Saved data entries
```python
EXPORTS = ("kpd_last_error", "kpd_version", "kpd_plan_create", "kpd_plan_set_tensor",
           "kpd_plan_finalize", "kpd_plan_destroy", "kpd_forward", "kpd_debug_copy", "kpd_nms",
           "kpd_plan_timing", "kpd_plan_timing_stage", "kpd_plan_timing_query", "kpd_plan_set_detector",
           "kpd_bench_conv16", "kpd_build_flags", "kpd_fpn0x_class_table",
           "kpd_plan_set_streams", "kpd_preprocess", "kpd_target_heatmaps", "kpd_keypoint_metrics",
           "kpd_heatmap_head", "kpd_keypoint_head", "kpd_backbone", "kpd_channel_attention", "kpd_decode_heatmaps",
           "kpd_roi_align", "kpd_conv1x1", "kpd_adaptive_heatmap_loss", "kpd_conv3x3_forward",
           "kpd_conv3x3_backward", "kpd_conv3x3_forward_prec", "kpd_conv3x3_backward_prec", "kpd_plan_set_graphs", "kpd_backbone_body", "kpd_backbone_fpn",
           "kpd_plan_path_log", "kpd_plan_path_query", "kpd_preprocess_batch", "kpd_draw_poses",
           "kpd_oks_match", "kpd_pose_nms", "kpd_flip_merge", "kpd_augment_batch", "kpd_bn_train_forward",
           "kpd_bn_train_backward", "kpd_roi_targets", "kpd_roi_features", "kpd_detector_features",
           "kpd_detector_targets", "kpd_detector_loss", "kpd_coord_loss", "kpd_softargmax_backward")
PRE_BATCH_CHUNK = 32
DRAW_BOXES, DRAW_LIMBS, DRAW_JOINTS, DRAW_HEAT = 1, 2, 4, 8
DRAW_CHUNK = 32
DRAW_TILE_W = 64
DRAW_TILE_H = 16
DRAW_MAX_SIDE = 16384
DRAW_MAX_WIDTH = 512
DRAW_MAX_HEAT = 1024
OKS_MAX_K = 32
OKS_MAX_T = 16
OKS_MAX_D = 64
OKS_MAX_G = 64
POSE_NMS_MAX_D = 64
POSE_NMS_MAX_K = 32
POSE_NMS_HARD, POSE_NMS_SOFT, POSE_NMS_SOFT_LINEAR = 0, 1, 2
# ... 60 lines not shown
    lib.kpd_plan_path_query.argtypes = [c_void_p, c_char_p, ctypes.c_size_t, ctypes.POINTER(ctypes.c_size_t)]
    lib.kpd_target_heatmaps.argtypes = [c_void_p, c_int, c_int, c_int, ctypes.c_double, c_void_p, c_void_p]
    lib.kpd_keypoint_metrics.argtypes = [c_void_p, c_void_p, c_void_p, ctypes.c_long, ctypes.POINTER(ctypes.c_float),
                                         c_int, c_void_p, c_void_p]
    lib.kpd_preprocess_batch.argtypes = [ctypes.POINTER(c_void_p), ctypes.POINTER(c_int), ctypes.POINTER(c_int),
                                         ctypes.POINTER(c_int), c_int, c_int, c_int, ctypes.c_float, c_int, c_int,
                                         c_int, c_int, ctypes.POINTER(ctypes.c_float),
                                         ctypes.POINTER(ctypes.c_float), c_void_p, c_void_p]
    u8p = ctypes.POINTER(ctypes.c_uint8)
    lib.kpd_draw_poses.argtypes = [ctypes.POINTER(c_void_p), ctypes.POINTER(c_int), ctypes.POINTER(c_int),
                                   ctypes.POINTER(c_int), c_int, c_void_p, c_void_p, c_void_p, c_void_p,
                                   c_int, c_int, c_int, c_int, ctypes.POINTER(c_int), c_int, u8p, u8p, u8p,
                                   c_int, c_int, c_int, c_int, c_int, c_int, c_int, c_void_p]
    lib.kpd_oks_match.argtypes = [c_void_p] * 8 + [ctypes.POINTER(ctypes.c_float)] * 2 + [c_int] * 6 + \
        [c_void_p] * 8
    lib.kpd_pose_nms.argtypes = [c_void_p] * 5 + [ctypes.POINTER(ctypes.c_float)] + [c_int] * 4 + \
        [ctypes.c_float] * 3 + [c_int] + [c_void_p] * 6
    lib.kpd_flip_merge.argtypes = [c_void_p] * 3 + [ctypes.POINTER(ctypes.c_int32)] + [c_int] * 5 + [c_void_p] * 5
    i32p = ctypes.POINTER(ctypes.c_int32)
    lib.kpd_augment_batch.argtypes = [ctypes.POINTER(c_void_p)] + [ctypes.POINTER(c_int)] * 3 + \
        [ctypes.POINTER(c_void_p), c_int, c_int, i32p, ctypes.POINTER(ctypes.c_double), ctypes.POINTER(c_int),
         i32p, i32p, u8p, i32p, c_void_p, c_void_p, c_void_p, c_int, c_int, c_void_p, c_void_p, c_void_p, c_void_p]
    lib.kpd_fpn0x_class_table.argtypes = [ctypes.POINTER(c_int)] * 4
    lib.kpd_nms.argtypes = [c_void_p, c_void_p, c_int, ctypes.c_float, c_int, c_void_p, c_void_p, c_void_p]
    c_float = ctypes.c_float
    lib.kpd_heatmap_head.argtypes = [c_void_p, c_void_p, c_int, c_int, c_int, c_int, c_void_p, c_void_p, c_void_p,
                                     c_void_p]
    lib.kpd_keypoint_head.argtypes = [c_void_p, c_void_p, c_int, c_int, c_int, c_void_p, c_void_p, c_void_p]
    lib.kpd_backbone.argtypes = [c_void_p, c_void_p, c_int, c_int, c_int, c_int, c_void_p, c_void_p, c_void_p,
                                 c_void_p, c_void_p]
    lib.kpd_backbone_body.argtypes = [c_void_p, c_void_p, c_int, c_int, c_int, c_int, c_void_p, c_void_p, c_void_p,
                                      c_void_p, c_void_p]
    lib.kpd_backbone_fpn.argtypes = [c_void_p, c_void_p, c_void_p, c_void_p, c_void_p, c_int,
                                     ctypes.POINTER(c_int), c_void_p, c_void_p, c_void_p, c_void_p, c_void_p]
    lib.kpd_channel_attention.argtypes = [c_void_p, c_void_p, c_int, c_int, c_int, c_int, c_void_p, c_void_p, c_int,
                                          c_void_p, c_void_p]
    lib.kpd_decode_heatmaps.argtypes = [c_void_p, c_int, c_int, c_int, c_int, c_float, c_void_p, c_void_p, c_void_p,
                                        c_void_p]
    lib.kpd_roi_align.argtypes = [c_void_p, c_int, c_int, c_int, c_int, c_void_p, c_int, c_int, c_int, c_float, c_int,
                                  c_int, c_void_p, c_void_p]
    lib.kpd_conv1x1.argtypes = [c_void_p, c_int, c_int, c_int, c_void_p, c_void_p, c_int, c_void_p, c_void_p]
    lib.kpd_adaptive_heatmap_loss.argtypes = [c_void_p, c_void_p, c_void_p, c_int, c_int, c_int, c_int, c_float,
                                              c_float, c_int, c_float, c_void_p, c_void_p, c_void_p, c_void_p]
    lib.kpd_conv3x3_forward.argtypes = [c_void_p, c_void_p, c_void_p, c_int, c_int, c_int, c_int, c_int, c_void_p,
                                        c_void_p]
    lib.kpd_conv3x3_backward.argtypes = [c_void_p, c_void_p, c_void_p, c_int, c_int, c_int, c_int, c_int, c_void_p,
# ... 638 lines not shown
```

**EXERCISE INSTRUCTIONS:** What is needed is every line of the records that contains the word "lines".

**FINAL ANSWER:**
# ... 60 lines not shown
# ... 638 lines not shown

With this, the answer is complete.